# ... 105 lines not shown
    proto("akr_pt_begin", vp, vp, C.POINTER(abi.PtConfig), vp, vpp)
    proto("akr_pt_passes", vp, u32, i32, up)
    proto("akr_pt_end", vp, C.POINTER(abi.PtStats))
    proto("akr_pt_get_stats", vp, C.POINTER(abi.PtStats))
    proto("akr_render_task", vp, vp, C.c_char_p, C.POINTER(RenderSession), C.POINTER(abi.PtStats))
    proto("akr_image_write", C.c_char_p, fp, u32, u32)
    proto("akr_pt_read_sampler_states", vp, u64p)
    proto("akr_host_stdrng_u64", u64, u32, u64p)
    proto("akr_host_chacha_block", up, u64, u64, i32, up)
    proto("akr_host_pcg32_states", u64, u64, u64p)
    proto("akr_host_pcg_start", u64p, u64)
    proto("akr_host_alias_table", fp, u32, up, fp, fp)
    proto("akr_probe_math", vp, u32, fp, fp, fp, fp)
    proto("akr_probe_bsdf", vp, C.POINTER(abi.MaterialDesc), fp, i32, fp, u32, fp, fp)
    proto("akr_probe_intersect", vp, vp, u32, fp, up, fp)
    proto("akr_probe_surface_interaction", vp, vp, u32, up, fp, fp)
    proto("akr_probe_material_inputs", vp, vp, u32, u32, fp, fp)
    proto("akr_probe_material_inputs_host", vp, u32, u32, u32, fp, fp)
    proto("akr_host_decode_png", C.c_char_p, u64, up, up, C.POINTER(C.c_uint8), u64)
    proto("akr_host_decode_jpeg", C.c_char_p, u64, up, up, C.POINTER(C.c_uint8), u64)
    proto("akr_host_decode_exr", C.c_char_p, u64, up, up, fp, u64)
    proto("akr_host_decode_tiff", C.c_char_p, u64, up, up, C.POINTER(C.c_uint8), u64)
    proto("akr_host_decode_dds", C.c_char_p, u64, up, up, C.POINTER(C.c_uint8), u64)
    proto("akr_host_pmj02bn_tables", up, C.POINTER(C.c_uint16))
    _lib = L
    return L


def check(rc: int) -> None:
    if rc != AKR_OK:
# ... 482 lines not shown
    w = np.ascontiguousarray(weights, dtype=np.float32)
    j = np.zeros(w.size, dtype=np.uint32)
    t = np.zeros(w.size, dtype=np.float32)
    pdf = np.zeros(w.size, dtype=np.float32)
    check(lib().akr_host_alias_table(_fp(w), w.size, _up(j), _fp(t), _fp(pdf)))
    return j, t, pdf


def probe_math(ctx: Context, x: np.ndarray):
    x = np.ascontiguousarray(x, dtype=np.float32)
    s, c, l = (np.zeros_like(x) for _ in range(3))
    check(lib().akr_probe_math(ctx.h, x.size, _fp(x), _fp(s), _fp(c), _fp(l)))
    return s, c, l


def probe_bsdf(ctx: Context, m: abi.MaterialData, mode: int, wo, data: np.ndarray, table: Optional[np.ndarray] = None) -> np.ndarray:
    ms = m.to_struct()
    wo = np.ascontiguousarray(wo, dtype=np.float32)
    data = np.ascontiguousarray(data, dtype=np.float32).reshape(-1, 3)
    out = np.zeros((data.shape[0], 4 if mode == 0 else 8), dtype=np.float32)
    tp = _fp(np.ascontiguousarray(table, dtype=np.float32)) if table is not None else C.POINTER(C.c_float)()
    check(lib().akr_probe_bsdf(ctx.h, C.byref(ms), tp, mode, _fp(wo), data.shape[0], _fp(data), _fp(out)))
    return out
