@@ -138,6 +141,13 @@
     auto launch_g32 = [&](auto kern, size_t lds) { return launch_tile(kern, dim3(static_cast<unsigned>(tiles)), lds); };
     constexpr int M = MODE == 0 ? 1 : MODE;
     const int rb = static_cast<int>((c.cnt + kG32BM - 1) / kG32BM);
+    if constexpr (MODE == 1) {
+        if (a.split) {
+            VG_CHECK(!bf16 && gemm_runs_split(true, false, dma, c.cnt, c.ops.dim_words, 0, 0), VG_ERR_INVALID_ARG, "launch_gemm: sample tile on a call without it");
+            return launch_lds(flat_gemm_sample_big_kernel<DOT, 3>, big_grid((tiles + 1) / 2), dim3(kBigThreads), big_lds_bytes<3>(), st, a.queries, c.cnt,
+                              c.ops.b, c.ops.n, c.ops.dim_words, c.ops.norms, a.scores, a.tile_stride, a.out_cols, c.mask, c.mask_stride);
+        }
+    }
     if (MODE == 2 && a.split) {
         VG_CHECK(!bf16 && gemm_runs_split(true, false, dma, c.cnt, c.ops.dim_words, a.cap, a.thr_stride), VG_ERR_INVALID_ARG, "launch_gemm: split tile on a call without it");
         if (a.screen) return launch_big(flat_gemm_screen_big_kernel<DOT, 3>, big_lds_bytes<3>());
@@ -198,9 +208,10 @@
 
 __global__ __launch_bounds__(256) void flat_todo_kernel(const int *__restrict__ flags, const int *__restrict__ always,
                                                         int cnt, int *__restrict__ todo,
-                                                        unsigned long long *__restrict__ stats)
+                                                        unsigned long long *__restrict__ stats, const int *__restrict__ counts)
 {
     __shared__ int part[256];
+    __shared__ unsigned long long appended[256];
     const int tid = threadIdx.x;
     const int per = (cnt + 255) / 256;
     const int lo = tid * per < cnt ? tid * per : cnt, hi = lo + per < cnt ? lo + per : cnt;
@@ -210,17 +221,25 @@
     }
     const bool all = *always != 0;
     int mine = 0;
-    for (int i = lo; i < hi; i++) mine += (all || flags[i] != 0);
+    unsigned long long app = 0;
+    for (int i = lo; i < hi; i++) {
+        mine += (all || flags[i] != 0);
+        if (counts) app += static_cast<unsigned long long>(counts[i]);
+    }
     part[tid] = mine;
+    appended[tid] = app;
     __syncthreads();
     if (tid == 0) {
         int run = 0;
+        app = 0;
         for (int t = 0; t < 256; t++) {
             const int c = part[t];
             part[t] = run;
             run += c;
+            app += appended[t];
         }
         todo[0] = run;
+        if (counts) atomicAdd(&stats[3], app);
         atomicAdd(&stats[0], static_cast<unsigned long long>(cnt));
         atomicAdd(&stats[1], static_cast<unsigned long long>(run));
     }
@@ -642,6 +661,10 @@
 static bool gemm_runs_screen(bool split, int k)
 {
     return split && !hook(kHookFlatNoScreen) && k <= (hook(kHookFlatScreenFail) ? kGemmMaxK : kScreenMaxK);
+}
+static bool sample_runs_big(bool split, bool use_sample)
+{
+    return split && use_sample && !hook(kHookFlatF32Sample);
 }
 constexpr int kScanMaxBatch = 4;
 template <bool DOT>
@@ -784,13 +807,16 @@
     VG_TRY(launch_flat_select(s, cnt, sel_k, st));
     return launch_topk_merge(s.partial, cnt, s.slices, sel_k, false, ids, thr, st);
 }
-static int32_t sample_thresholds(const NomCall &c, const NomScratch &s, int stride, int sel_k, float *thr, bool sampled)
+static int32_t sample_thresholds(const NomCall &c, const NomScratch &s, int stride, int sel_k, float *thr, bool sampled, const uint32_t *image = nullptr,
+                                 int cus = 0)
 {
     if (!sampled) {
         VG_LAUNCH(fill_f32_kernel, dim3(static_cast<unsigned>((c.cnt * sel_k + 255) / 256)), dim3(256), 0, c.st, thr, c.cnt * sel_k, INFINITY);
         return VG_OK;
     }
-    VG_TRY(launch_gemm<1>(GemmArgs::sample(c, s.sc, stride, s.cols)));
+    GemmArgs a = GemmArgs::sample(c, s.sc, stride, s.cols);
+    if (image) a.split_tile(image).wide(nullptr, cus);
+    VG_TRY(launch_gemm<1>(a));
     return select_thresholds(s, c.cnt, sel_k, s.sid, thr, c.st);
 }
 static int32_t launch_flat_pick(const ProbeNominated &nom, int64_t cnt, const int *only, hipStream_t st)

* * *

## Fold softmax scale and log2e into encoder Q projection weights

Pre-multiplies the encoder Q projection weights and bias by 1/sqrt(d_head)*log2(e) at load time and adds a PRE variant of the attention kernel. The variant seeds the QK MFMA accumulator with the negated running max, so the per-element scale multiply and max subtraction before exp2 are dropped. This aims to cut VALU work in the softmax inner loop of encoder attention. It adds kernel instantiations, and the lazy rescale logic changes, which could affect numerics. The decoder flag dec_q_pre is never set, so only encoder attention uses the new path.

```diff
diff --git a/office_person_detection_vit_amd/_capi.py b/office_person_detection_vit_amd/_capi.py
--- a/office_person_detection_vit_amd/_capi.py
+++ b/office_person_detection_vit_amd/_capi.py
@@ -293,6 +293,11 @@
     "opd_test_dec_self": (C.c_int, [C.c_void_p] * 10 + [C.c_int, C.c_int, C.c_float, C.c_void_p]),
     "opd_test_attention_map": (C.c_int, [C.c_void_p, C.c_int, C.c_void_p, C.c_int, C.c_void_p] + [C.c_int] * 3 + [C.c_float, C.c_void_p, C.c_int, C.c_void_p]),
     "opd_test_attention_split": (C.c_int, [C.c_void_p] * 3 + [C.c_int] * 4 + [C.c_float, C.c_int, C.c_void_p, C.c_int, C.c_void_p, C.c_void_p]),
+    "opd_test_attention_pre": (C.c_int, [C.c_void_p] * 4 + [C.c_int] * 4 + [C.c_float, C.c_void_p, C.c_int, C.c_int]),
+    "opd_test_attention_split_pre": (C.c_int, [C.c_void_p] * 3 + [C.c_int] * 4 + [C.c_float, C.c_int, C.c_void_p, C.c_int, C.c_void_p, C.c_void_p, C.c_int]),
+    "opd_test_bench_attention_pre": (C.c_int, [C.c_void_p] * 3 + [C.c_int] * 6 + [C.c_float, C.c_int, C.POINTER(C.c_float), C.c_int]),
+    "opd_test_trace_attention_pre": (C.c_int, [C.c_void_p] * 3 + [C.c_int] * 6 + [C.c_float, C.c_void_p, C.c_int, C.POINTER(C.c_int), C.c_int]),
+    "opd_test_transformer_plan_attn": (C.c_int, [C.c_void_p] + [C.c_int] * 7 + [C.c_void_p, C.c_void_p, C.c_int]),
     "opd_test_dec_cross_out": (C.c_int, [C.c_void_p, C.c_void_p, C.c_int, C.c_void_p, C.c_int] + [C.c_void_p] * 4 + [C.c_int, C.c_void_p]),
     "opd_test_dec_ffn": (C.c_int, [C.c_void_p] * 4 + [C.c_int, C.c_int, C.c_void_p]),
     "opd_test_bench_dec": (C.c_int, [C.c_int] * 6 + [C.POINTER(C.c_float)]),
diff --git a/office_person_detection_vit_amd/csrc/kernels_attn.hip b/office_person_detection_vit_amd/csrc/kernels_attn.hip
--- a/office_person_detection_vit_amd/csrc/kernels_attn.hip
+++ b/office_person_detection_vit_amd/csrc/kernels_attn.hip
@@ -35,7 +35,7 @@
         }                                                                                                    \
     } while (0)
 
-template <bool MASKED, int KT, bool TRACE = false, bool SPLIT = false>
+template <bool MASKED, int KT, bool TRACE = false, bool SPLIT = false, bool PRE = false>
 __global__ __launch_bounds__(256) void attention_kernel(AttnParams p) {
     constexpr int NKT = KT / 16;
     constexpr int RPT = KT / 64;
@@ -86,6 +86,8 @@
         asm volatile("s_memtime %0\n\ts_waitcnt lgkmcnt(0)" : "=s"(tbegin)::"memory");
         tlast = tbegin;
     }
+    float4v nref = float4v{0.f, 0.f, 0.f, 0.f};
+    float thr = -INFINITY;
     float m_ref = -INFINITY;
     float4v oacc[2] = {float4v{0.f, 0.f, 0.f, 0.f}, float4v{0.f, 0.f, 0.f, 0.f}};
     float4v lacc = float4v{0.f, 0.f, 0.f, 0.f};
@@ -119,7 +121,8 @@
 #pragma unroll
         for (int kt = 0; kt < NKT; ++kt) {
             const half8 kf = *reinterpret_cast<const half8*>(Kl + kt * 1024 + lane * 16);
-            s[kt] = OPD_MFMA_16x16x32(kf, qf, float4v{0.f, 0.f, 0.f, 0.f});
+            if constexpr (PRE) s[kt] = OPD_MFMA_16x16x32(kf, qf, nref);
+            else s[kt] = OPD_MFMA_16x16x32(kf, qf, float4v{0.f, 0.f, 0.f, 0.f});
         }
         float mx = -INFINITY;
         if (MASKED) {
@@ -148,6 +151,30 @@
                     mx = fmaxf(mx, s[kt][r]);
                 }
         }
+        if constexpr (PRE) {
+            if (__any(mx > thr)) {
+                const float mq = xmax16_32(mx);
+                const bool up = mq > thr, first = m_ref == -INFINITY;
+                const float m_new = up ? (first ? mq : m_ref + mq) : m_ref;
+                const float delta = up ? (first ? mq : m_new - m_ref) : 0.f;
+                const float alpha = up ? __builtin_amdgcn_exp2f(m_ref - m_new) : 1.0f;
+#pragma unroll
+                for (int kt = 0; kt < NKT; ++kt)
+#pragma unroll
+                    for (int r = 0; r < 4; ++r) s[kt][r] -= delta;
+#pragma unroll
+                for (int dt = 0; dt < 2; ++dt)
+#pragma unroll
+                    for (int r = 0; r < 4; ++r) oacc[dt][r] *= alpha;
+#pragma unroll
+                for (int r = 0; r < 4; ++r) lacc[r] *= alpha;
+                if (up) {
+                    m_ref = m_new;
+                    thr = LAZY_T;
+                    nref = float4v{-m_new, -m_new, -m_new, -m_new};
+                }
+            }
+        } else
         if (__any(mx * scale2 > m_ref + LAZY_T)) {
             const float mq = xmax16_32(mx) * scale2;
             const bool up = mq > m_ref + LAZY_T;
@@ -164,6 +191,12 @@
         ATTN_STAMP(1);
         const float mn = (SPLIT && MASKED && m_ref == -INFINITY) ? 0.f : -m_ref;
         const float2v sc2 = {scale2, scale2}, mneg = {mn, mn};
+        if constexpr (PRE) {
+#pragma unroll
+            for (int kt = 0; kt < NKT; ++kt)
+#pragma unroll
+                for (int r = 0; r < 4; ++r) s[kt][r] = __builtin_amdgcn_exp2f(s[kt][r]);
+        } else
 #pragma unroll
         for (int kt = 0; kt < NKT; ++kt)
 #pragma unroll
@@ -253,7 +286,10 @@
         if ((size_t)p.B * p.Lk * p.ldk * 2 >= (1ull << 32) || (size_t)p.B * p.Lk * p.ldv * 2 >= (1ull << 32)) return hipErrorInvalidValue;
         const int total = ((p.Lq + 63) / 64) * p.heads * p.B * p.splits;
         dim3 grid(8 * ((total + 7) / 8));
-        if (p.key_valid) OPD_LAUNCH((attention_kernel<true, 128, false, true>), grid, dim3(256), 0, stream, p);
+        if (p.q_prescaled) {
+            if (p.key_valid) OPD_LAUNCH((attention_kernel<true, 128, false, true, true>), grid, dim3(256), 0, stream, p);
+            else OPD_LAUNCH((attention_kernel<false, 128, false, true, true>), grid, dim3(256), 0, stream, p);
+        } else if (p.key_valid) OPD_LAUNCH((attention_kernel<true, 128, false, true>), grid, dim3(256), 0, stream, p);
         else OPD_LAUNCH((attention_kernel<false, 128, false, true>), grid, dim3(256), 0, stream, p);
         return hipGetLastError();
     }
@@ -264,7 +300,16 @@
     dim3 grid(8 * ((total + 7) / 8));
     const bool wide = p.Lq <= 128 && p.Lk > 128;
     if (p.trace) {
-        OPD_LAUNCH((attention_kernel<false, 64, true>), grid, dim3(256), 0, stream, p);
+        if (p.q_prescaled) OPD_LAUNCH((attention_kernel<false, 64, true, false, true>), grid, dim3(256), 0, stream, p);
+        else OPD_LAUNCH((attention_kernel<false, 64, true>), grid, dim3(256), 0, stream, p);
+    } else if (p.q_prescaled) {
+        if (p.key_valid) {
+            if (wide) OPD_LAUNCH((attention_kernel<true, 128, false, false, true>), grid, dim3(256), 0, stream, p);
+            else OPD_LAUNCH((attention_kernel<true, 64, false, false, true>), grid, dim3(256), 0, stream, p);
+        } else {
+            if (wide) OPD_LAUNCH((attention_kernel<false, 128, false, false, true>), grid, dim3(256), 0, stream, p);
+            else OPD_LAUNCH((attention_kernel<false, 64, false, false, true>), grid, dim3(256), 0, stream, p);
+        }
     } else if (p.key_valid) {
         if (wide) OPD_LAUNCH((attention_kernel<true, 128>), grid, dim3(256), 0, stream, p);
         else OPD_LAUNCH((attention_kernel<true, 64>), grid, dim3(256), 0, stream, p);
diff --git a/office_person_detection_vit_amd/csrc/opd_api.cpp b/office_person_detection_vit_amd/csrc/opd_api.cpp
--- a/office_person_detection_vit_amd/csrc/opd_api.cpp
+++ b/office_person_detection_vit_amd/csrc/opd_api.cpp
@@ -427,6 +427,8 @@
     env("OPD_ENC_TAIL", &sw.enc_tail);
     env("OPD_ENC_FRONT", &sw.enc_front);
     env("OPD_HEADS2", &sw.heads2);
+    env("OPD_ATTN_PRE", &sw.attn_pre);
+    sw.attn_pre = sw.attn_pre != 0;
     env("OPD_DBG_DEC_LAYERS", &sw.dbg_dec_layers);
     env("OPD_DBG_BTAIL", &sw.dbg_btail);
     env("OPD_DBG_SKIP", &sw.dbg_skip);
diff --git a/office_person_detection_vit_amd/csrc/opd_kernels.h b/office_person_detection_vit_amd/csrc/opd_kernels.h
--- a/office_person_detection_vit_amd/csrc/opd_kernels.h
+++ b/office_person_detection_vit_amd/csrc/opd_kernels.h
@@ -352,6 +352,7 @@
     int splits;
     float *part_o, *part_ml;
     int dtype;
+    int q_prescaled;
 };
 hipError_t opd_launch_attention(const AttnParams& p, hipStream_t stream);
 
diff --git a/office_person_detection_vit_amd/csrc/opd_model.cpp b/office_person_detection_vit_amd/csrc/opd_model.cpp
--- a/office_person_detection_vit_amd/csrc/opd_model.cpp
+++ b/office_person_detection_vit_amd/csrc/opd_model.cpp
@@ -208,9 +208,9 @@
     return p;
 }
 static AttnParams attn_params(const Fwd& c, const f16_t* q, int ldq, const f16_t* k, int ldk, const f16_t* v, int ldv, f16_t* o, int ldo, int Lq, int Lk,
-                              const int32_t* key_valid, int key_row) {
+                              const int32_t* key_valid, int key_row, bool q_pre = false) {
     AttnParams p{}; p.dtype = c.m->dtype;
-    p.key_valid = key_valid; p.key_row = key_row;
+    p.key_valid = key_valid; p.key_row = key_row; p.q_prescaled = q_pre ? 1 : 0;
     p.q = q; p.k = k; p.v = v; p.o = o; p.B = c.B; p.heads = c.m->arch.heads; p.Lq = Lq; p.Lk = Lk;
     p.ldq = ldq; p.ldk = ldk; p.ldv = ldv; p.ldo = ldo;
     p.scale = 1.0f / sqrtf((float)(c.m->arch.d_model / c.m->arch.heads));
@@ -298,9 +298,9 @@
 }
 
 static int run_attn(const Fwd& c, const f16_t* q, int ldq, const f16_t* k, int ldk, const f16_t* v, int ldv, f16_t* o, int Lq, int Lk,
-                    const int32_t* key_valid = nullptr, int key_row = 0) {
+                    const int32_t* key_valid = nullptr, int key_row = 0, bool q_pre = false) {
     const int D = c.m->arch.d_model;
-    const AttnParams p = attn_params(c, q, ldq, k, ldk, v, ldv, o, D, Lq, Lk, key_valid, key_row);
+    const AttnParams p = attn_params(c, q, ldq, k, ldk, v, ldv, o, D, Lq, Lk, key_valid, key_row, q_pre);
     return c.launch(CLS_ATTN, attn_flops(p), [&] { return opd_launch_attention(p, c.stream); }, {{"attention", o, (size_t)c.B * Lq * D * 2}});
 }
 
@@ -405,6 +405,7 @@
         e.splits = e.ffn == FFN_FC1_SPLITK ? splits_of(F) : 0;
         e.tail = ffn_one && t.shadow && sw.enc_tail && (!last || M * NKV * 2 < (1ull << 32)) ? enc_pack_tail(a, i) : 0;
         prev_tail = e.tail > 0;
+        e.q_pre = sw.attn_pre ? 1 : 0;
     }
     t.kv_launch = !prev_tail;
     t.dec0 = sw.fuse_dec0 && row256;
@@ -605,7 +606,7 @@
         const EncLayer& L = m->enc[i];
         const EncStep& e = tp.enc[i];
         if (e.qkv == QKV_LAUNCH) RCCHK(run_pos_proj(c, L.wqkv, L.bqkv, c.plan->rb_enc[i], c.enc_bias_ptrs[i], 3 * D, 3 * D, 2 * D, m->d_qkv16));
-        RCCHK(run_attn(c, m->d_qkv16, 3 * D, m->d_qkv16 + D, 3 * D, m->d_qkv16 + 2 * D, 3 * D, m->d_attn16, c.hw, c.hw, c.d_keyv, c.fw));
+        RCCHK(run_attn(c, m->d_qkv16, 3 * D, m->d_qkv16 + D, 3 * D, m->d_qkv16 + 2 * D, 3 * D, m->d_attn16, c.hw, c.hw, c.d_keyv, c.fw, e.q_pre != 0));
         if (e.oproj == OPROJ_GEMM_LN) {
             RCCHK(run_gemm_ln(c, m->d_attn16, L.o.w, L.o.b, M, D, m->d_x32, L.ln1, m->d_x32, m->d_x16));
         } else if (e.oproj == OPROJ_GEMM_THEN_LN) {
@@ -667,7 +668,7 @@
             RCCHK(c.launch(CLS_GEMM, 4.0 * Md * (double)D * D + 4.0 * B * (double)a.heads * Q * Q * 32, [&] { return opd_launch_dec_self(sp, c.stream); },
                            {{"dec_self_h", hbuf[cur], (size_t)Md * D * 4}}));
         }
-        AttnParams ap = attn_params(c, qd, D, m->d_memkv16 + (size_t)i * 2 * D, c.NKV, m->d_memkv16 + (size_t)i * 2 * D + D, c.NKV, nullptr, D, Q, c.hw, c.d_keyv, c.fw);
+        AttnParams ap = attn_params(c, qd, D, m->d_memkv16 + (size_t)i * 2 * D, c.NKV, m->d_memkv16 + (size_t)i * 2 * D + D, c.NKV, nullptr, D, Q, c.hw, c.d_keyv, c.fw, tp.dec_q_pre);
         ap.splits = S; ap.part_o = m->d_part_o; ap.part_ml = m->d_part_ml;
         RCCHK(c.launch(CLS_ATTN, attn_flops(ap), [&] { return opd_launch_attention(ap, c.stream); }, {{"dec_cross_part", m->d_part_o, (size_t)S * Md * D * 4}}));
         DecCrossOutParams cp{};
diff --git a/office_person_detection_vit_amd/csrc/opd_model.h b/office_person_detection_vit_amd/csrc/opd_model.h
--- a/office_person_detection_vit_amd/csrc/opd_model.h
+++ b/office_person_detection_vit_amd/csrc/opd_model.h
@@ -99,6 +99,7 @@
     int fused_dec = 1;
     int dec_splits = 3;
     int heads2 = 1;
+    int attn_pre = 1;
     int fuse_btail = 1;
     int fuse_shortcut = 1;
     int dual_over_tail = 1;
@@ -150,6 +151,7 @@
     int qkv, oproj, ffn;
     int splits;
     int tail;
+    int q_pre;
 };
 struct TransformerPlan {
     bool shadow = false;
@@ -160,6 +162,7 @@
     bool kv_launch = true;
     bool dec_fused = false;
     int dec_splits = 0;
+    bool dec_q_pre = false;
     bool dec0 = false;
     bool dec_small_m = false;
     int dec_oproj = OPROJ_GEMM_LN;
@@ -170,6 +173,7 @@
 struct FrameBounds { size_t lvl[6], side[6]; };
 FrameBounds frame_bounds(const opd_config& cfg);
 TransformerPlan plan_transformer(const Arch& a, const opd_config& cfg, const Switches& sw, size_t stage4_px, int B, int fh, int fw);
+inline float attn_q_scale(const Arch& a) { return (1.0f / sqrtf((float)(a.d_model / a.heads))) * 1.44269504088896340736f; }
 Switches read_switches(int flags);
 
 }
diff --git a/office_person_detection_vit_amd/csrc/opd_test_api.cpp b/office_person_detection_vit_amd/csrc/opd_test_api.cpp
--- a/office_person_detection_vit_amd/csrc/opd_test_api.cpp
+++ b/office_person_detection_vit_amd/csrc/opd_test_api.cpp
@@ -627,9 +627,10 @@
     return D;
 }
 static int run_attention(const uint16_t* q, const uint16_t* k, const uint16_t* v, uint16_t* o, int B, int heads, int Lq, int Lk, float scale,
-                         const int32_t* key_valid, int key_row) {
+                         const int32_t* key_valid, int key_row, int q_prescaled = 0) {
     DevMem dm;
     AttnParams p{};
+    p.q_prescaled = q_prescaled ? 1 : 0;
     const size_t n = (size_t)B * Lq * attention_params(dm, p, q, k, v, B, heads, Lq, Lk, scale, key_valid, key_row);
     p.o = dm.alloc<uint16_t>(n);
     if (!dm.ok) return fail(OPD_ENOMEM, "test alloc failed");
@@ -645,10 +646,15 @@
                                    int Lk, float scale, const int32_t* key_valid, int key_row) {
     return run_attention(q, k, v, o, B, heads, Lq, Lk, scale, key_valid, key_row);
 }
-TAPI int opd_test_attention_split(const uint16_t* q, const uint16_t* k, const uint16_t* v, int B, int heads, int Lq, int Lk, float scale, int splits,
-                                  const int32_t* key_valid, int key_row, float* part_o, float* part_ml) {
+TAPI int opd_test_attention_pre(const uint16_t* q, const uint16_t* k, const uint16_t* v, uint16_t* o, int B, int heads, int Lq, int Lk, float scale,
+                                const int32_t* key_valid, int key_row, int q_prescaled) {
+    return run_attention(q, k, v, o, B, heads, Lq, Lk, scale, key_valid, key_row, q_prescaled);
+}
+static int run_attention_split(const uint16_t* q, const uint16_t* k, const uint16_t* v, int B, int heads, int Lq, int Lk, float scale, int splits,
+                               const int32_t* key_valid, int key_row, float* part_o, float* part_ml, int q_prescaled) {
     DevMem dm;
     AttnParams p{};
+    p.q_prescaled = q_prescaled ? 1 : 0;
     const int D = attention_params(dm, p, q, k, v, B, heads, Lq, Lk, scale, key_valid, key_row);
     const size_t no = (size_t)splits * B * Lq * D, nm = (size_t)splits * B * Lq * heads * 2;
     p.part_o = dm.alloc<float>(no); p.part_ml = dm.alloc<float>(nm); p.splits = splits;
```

* * *

> **Work instructions**
With the line holding "# ... 105 lines not shown" as the first and the line holding "fp, up, fp)" as the last, please transcribe exactly the lines of the material above in that range and nothing else.

> **Written response**
# ... 105 lines not shown
    proto("akr_pt_begin", vp, vp, C.POINTER(abi.PtConfig), vp, vpp)
    proto("akr_pt_passes", vp, u32, i32, up)
    proto("akr_pt_end", vp, C.POINTER(abi.PtStats))
    proto("akr_pt_get_stats", vp, C.POINTER(abi.PtStats))
    proto("akr_render_task", vp, vp, C.c_char_p, C.POINTER(RenderSession), C.POINTER(abi.PtStats))
    proto("akr_image_write", C.c_char_p, fp, u32, u32)
    proto("akr_pt_read_sampler_states", vp, u64p)
    proto("akr_host_stdrng_u64", u64, u32, u64p)
    proto("akr_host_chacha_block", up, u64, u64, i32, up)
    proto("akr_host_pcg32_states", u64, u64, u64p)
    proto("akr_host_pcg_start", u64p, u64)
    proto("akr_host_alias_table", fp, u32, up, fp, fp)
    proto("akr_probe_math", vp, u32, fp, fp, fp, fp)
    proto("akr_probe_bsdf", vp, C.POINTER(abi.MaterialDesc), fp, i32, fp, u32, fp, fp)
    proto("akr_probe_intersect", vp, vp, u32, fp, up, fp)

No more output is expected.